Koninklijk Horeca Nederland is de organisatie voor ondernemers in de Horeca en aanverwante bedrijven. Zij houdt zich bezig met belangenbehartiging voor haar leden. Dit gebeurt op regionaal niveau door afdelingen en districten; landelijk geschiedt dit per bedrijfstype door de secties. Naast de secties Restaurants, Café-Bar Bedrijven, IJsfrica, Chinees-Indische Bedrijven, Discotheek- en Zaalbedrijven bestaat binnen de organisatie ook de sectie Hotels. Dick Vollenga, van onder andere het Best Western DISH Hotel te Enschede, is de gekozen voorzitter van deze sectie. Het sectiebestuur bestaat verder uit een negental hotelondernemers uit de verschillende sterrencategorieën (zowel zelfstandige als uit ketens), zodat de vraagstukken en problemen van alle hotelgroeperingen aan de orde komen. De sectie Hotels van Koninklijk Horeca Nederland zal voortaan in elke uitgave van Hospitality Management een ontwikkeling of 'problematiek' onder de aandacht brengen. Deze eerste bijdrage zal handelen over de Benelux Hotelclassificatie.
Nieuwe normen
Op 15 mei 1996 heeft het Bedrijfschap Horeca een persbericht verzonden, waarin wordt aangegeven dat de Bijzondere Commissie voor het Toerisme van de Benelux overeenstemming heeft bereikt over de nieuwe normen voor de Benelux-Hotelclassificatie (BHC). Daarbij wordt de verwachting uitgesproken, dat deze nieuwe normen nog voor de zomer ter goedkeuring aan het Comité van Ministers van de Benelux zullen worden voorgelegd. Na ondertekening zijn de lidstaten gehouden aan de invoering van de nieuwe normen, welke waarschijnlijk in de loop van 1998 van kracht zullen worden.

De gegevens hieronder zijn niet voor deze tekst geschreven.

template <int BOX, bool FILTER>
__global__ void __launch_bounds__(SL2_SEARCH_WARPS * 32, FILTER ? (BOX <= 11 ? 4 : 3) : 2)
    search_kernel(const __grid_constant__ CUtensorMap tmap, const Sl2Dev d, const SearchLaunch L,
                  const DumpPtrs dump) {
  constexpr int NW = (BOX + 3) / 4;
  constexpr int HALF = (BOX - 1) / 2;
  constexpr int V = SL2_STRIP;
  constexpr uint32_t LASTMASK = (BOX % 4 == 0) ? 0xffffffffu : ((1u << (8 * (BOX % 4))) - 1u);
  extern __shared__ __align__(128) uint8_t smem[];
  pdl_prologue();

  const int warp = threadIdx.x >> 5, lane = threadIdx.x & 31;
  const int groups = (L.jobs_per_stream + SL2_SEARCH_WARPS - 1) / SL2_SEARCH_WARPS;
  const int sl = blockIdx.x / groups;
  const int r = (blockIdx.x % groups) * SL2_SEARCH_WARPS + warp;
  if (r >= L.jobs_per_stream) return;
  const int job = sl * L.jobs_per_stream + r;
  const int feat = L.job_feat[job];
  if (feat < 0) return;
  const int s = L.stream_lo + sl;

  const int TW = d.tile_w, TH = d.tile_h;
  const SearchLayout lay = search_layout(TW, TH, BOX);
  const int TCW = lay.tcw, TCH = lay.tch;
  uint8_t *tile = smem + (size_t)warp * lay.per_warp;
  uint32_t *list = reinterpret_cast<uint32_t *>(tile + lay.list);
  const uint32_t bar = smem_u32(tile + lay.bar);
  double2 *vtab = reinterpret_cast<double2 *>(tile + lay.vtab);
  short2 *colrange = reinterpret_cast<short2 *>(vtab);
  const uint32_t tile_s = smem_u32(tile);

  if (lane == 0) {
    mbar_init(bar, 1);
    fence_barrier_init();
    fence_proxy_async();
  }
  __syncwarp();

  uint32_t T[BOX][NW];
  {
    const uint32_t *pp =
        reinterpret_cast<const uint32_t *>(d.patches + ((size_t)s * d.Nmax + feat) * (BOX * 16));
#pragma unroll
    for (int rr = 0; rr < BOX; ++rr)
#pragma unroll
      for (int k = 0; k < NW; ++k) T[rr][k] = __ldg(pp + rr * 4 + k);
  }
  int Sg0 = 0, Sg0sq = 0;
#pragma unroll
  for (int rr = 0; rr < BOX; ++rr)
#pragma unroll
    for (int k = 0; k < NW; ++k) {
      Sg0 = __dp4a(T[rr][k], 0x01010101u, (uint32_t)Sg0);
      Sg0sq = __dp4a(T[rr][k], T[rr][k], (uint32_t)Sg0sq);
    }
  const PatchConst pconst = patch_const(BOX, Sg0, Sg0sq);
  const double V0d = fma(pconst.n, (double)Sg0sq, -((double)Sg0 * (double)Sg0));
  const float V0f = (float)V0d;
  const bool patch_ok = !(pconst.sigmag0 < 10.0);
  float bmin = 3.0e38f;

  const double P00 = L.job_puinv[job * 3 + 0], P01 = L.job_puinv[job * 3 + 1],
               P11 = L.job_puinv[job * 3 + 2];
  const double cx = L.job_centre[job * 2 + 0], cy = L.job_centre[job * 2 + 1];
  const int uc = __double2int_rz(add_(cx, 0.5));
  const int vc = __double2int_rz(add_(cy, 0.5));
  const SearchBox sb = search_box(P00, P01, P11, uc, vc, stream_width(d.cams[s]), stream_height(d.cams[s]), HALF);
  const Ellipse ell = make_ellipse(P00, P01, P11);
  const int CW = sb.cols(), CH = sb.rows();
  const int x0 = uc + sb.us - HALF, y0 = vc + sb.vs - HALF;
  if (!FILTER && lane == 0) {
    dump.box[0] = sb.us; dump.box[1] = sb.uf; dump.box[2] = sb.vs; dump.box[3] = sb.vf;
    dump.box[4] = uc; dump.box[5] = vc;
  }

  ScanBest best;
  uint32_t phase = 0;
  const int img = L.slot * d.B + s;

  if (CW > 0 && CH > 0) {
    for (int ty0 = 0; ty0 < CH; ty0 += TCH) {
      for (int tx0 = 0; tx0 < CW; tx0 += TCW) {
        const int tcw = min(TCW, CW - tx0), tch = min(TCH, CH - ty0);
        const int xa = (x0 + tx0) & ~15, xoff = (x0 + tx0) & 15;
        if (lane == 0) {
          mbar_expect_tx(bar, (uint32_t)(TW * TH));
          tma_load_3d(tile_s, &tmap, bar, xa, y0 + ty0, img);
        }
        const int nstrips = (tch + V - 1) / V;
        const int ntask = tcw * nstrips;
        int nlist = 0;
        if constexpr (FILTER) {
          const int vbase = sb.vs + ty0;
          for (int cu = lane; cu < tcw; cu += 32) {
            const Ellipse::Col col = ell.col((double)(sb.us + tx0 + cu));
            auto inside = [&](int cv) { return ell.inside(col, (double)(vbase + cv)); };
            int lo, hi;
            bool scan = !(P11 > 1e-7) || !(P11 < 1e7);
            if (!scan) {
              const double vx = -col.b / (2.0 * P11);
              const double disc = col.b * col.b - 4.0 * P11 * (col.a - 9.0);
              const float r = disc > 0.0 ? __fsqrt_rn((float)disc) / (float)(2.0 * P11) : 0.0f;
              const float lo_f = fminf(fmaxf(ceilf((float)vx - r) - (float)vbase, -1.0f), (float)tch);
              const float hi_f = fminf(fmaxf(floorf((float)vx + r) - (float)vbase, -1.0f), (float)tch);
              lo = max(0, min(tch - 1, (int)lo_f));
              hi = max(0, min(tch - 1, (int)hi_f));
              if (hi < lo) hi = lo;
              int it = 0;
              while (lo > 0 && it < 16 && inside(lo - 1)) { --lo; ++it; }
              while (lo <= hi && it < 16 && !inside(lo)) { ++lo; ++it; }
              if (it >= 16) {
                scan = true;
              } else if (lo > hi) {
                const int v0 = max(0, min(tch - 1, __float2int_rn((float)vx) - vbase));
                const int c0 = max(0, v0 - 1), c1 = min(tch - 1, v0 + 1);
                for (int cv = c0; cv <= c1; ++cv)
                  if (inside(cv)) scan = true;
              } else {
                while (hi < tch - 1 && it < 16 && inside(hi + 1)) { ++hi; ++it; }
                while (hi > lo && it < 16 && !inside(hi)) { --hi; ++it; }
                if (it >= 16) scan = true;
              }
            }
            if (scan) {
              lo = tch;
              hi = -1;
              for (int cv = 0; cv < tch; ++cv)
                if (inside(cv)) {
                  lo = min(lo, cv);
                  hi = cv;
                }
            }
            colrange[cu] = make_short2((short)lo, (short)hi);
          }
          __syncwarp();
          for (int sk = 0; sk < nstrips; ++sk) {
            const int st = (sk & 1) ? (nstrips - 1) / 2 + (sk + 1) / 2 : (nstrips - 1) / 2 - sk / 2;
            for (int cu0 = 0; cu0 < tcw; cu0 += 32) {
              const int cu = cu0 + lane;
              uint32_t entry = 0;
              if (cu < tcw) {
                const short2 rg = colrange[cu];
                const int jlo = max((int)rg.x - st * V, 0), jhi = min(min((int)rg.y - st * V, V - 1), tch - 1 - st * V);
                if (jlo <= jhi) {
                  const uint32_t mask = ((1u << (jhi + 1)) - 1u) & ~((1u << jlo) - 1u);
                  entry = (uint32_t)cu | ((uint32_t)st << 8) | (mask << 16);
                }
              }
              const uint32_t bal = __ballot_sync(0xffffffffu, entry != 0);
              if (entry) list[nlist + __popc(bal & ((1u << lane) - 1u))] = entry;
              nlist += __popc(bal);
            }
          }
        } else {
        for (int cv = lane; cv < tch; cv += 32) {
          const double dv = (double)(sb.vs + ty0 + cv);
          vtab[cv] = make_double2(dv, ell.vterm(dv));
        }
        __syncwarp();
        for (int t0 = 0; t0 < ntask; t0 += 32) {
          const int t = t0 + lane;
          uint32_t entry = 0;
          if (t < ntask) {
            const int sk = t / tcw, cu = t - sk * tcw;
            const int st = (sk & 1) ? (nstrips - 1) / 2 + (sk + 1) / 2 : (nstrips - 1) / 2 - sk / 2;
            const Ellipse::Col col = ell.col((double)(sb.us + tx0 + cu));
            uint32_t mask = 0;
#pragma unroll
            for (int j = 0; j < V; ++j) {
              const int cv = st * V + j;
              if (cv < tch) {
                const double2 tv = vtab[cv];
                mask |= (ell.inside(col, tv.x, tv.y) ? 1u : 0x100u) << j;
              }
            }
            if (mask) entry = (uint32_t)cu | ((uint32_t)st << 8) | (mask << 16);
          }
          const uint32_t bal = __ballot_sync(0xffffffffu, entry != 0);
          if (entry) list[nlist + __popc(bal & ((1u << lane) - 1u))] = entry;
          nlist += __popc(bal);
        }
        }
        __syncwarp();
        mbar_wait(bar, phase);
        phase ^= 1;

        for (int l0 = 0; l0 < nlist; l0 += 32) {
          const bool has_task = l0 + lane < nlist;
          uint32_t ax[V], a1[V], a2[V];
          float cap[V];
          int cand0 = 0;
#pragma unroll
          for (int j = 0; j < V; ++j) {
            ax[j] = a1[j] = a2[j] = 0;
            cap[j] = __int_as_float(0x7f800000);
          }
          if (has_task) {
            const uint32_t e = list[l0 + lane];
            const int cu = e & 0xff, st = (e >> 8) & 0xff;
            const uint32_t m_in = (e >> 16) & 0xff, m_all = m_in | ((e >> 24) & 0xff);
            const int cv0 = st * V;
            cand0 = (tx0 + cu) * CH + (ty0 + cv0);
            const int cx = cu + xoff;
            const int sh = (cx & 3) * 8;
            const uint32_t *wbase = reinterpret_cast<const uint32_t *>(tile) + (cx >> 2);
            const int tw4 = TW >> 2;
#pragma unroll
            for (int rr = 0; rr < V + BOX - 1; ++rr) {
              const int row = min(cv0 + rr, TH - 1);
              const uint32_t *wp = wbase + row * tw4;
              uint32_t w[NW + 1], sw[NW];
#pragma unroll
              for (int k = 0; k <= NW; ++k) w[k] = wp[k];
#pragma unroll
              for (int k = 0; k < NW; ++k) sw[k] = __funnelshift_r(w[k], w[k + 1], sh);
              sw[NW - 1] &= LASTMASK;
              uint32_t rs = 0, rq = 0;
#pragma unroll
              for (int k = 0; k < NW; ++k) {
                rs = __dp4a(sw[k], 0x01010101u, rs);
                rq = __dp4a(sw[k], sw[k], rq);
              }
#pragma unroll
              for (int j = 0; j < V; ++j) {
                const int t = rr - j;
                if (t >= 0 && t < BOX) {
#pragma unroll
                  for (int k = 0; k < NW; ++k) ax[j] = __dp4a(sw[k], T[t][k], ax[j]);
                  a1[j] += rs;
                  a2[j] += rq;
                }
              }
            }
            if constexpr (FILTER) {
              if (patch_ok) {
                float lmin = bmin;
#pragma unroll
                for (int j = 0; j < V; ++j) {
                  if ((m_in >> j) & 1u) {
                    if constexpr (BOX <= 11) {
                      constexpr uint32_t NN = BOX * BOX, T100u = 100u * NN * NN;
                      const uint32_t V1u = NN * a2[j] - a1[j] * a1[j];
                      if (V1u > T100u) {
                        const int N01i = (int)NN * (int)ax[j] - Sg0 * (int)a1[j];
                        const float rho = (float)N01i * rsqrtf(V0f * (float)V1u);
                        cap[j] = fmaf(-2.0f, rho, 2.0f);
                        lmin = fminf(lmin, cap[j]);
                      } else if (V1u == T100u) {
                        cap[j] = -3.0e38f;
                      }
                    } else {
                      constexpr uint32_t NN = BOX * BOX, T100u = 100u * NN * NN;
                      const uint32_t V1u = NN * a2[j] - a1[j] * a1[j];
                      if (V1u > T100u) {
                        const long long N01 = (long long)NN * (long long)ax[j] - (long long)Sg0 * (long long)a1[j];
                        const float rho = (float)N01 * rsqrtf(V0f * (float)V1u);
                        cap[j] = fmaf(-2.0f, rho, 2.0f);
                        lmin = fminf(lmin, cap[j]);
                      } else if (V1u == T100u) {
                        cap[j] = -3.0e38f;
                      }
                    }
                  }
                }
                bmin = lmin;
              }
            } else {
#pragma unroll
              for (int j = 0; j < V; ++j) {
                if ((m_all >> j) & 1u) {
                  const double Sg1d = (double)(int)a1[j], Sg1sqd = (double)(int)a2[j],
                               Sg0g1d = (double)(int)ax[j];
                  double sigmag1;
                  const double corr = exact_score_fn(pconst, Sg1d, Sg1sqd, Sg0g1d, &sigmag1);
                  const int ui = tx0 + cu, vi = ty0 + cv0 + j;
                  const int idx = ui * CH + vi;
                  const bool inside = (m_in >> j) & 1u;
                  if (idx < dump.cap) {
                    dump.corr[idx] = corr;
                    dump.sd[idx] = sigmag1;
                    dump.inside[idx] = inside ? 1 : 0;
                  }
                  if (inside && patch_ok && !(sigmag1 < 10.0)) best.offer(corr, idx);
                }
              }
            }
          }
          if constexpr (FILTER) {
#pragma unroll
            for (int o = 16; o > 0; o >>= 1) bmin = fminf(bmin, __shfl_xor_sync(0xffffffffu, bmin, o));
            const float thr = bmin + 1.0e-5f;
#pragma unroll
            for (int j = 0; j < V; ++j) {
              if (cap[j] <= thr) {
                double sg1;
                const double corr = exact_score_fn(pconst, (double)(int)a1[j], (double)(int)a2[j],
                                                   (double)(int)ax[j], &sg1);
                if (!(sg1 < 10.0)) best.offer(corr, cand0 + j);
              }
            }
          }
        }
        __syncwarp();
        fence_proxy_async();
      }
    }
  }

  best.warp_reduce();
  if (lane == 0) {
    const int2 uv = best.idx >= 0 ? scan_position(best.idx, CH, uc + sb.us, vc + sb.vs) : make_int2(-1, -1);
    const int u = uv.x, v = uv.y;
    const uint8_t ok = best.found();
    if (L.out_uv) {
      L.out_uv[job * 2 + 0] = u;
      L.out_uv[job * 2 + 1] = v;
    }
    if (L.out_found) L.out_found[job] = ok;
    if (L.out_best) L.out_best[job] = best.corr;
    if (L.scatter_to_features) {
      const size_t f = (size_t)s * d.Nmax + feat;
      d.z_uv[f * 2 + 0] = u;
      d.z_uv[f * 2 + 1] = v;
      d.found[f] = ok;
      d.best[f] = best.corr;
    }
  }
}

Uit twee enquêtes die de sectie Hotels hield onder haar leden in 1994 en in 1995, bleek dat de helft van de Nederlandse hotels de voorkeur gaf aan een verplicht hotelclassificatiesysteem, en dat de helft een vrijwillig systeem voorstond. Daarom benoemde het bestuur van de sectie Hotels een werkgroep die de mogelijkheden van een vrijwillig classificatiesysteem moest onderzoeken.Na diverse gesprekken met (in)direct betrokkenen (ANWB, Bestuur sectie Hotels, Klankbordgroep BHC, Ministerie van Economische Zaken en Bedrijfschap Horeca) kwam de werkgroep tot de conclusie dat binnen de toen - en nu - geldende wet- en regelgeving een vrijwillige hotelclassificatie betekent: vrijwillige deelname aan de Benelux-Hotelclassificatie.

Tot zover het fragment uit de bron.